§ EXERCISE DIRECTIONS: Only the lines that hold "CUROP" should be in the answer, each copied from the data below.
● ● ● ● ● ● ●
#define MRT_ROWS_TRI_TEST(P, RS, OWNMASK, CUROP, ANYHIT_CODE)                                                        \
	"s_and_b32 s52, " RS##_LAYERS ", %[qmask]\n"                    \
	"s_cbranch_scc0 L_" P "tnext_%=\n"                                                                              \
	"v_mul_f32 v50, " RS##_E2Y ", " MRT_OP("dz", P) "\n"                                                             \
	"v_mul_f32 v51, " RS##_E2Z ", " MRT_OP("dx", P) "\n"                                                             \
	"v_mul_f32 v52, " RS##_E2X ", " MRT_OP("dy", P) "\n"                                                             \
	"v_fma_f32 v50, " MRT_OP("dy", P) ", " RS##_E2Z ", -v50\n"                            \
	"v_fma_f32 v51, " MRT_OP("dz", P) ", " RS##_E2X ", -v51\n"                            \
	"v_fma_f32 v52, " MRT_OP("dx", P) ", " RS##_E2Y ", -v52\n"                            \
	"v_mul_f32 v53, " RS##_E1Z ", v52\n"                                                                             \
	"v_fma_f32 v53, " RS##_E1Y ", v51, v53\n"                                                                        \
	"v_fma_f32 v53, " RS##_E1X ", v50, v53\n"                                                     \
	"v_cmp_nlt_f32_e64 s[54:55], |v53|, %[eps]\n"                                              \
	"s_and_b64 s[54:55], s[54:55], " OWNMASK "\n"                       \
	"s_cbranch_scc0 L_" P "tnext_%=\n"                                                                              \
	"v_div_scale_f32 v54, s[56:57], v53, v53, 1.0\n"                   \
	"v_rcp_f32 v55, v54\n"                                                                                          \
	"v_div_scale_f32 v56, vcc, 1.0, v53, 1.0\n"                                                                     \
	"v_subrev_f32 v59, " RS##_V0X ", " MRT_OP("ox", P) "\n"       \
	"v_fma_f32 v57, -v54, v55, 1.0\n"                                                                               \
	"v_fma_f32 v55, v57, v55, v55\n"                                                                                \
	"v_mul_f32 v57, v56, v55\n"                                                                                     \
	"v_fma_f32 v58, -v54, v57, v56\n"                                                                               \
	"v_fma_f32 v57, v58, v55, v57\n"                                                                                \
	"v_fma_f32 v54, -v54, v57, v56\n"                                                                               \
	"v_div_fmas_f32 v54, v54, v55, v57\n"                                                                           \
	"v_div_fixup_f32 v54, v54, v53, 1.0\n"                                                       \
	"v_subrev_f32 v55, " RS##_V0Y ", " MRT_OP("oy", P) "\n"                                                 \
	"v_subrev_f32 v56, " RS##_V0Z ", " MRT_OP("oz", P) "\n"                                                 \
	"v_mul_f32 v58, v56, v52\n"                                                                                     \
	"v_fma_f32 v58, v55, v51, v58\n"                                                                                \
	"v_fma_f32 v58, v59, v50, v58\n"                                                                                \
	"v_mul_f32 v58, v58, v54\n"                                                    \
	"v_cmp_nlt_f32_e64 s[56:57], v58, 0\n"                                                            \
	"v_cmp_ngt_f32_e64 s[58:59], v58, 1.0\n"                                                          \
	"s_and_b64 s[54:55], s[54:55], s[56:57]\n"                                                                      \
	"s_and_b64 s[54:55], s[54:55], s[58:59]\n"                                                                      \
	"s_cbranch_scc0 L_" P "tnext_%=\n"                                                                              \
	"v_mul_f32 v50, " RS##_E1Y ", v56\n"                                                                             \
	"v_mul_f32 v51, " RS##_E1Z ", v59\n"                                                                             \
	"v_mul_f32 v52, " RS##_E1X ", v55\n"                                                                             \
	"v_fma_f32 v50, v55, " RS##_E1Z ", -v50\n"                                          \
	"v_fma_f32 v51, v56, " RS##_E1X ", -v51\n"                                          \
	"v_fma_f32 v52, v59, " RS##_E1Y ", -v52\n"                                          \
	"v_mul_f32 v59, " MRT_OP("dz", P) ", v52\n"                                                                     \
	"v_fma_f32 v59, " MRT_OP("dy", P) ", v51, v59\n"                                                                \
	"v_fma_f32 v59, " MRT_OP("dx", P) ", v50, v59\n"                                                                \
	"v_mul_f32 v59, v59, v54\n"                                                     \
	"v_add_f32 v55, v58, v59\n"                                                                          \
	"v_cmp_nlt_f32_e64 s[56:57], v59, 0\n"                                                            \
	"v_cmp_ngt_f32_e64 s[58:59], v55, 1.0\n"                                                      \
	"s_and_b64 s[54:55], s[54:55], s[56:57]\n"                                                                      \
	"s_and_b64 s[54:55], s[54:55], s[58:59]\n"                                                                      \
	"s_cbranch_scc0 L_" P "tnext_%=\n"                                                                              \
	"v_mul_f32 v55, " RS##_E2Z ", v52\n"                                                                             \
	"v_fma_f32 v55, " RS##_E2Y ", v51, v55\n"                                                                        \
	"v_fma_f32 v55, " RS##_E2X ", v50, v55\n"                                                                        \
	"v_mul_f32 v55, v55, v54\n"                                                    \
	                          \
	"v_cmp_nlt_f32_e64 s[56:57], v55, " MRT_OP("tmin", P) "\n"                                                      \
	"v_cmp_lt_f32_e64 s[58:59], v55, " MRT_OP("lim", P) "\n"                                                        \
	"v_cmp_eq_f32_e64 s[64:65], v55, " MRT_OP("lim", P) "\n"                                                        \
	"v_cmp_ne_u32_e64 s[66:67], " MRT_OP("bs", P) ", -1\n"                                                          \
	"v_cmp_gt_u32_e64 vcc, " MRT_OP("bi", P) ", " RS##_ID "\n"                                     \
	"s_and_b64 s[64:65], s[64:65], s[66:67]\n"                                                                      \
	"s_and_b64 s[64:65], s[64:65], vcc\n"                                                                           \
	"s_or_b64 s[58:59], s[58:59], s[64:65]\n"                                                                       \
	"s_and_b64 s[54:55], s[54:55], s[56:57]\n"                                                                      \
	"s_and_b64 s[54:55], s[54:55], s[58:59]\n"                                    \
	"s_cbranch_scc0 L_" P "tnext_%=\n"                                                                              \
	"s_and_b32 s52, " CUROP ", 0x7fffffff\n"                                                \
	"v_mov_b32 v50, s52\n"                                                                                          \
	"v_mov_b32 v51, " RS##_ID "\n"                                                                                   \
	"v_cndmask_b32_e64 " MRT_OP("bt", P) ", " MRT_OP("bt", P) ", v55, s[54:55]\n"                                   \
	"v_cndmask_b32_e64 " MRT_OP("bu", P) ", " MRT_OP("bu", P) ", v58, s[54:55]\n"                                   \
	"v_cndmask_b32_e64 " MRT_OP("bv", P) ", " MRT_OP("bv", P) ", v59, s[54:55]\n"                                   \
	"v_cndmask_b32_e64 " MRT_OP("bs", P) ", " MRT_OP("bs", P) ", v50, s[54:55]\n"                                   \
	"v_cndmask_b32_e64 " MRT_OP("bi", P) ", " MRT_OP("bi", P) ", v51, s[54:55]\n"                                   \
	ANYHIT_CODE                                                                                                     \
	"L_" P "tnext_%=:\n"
● ● ● ● ● ● ●
§ SOLUTION TO THE EXERCISE:
#define MRT_ROWS_TRI_TEST(P, RS, OWNMASK, CUROP, ANYHIT_CODE)                                                        \
	"s_and_b32 s52, " CUROP ", 0x7fffffff\n"                                                \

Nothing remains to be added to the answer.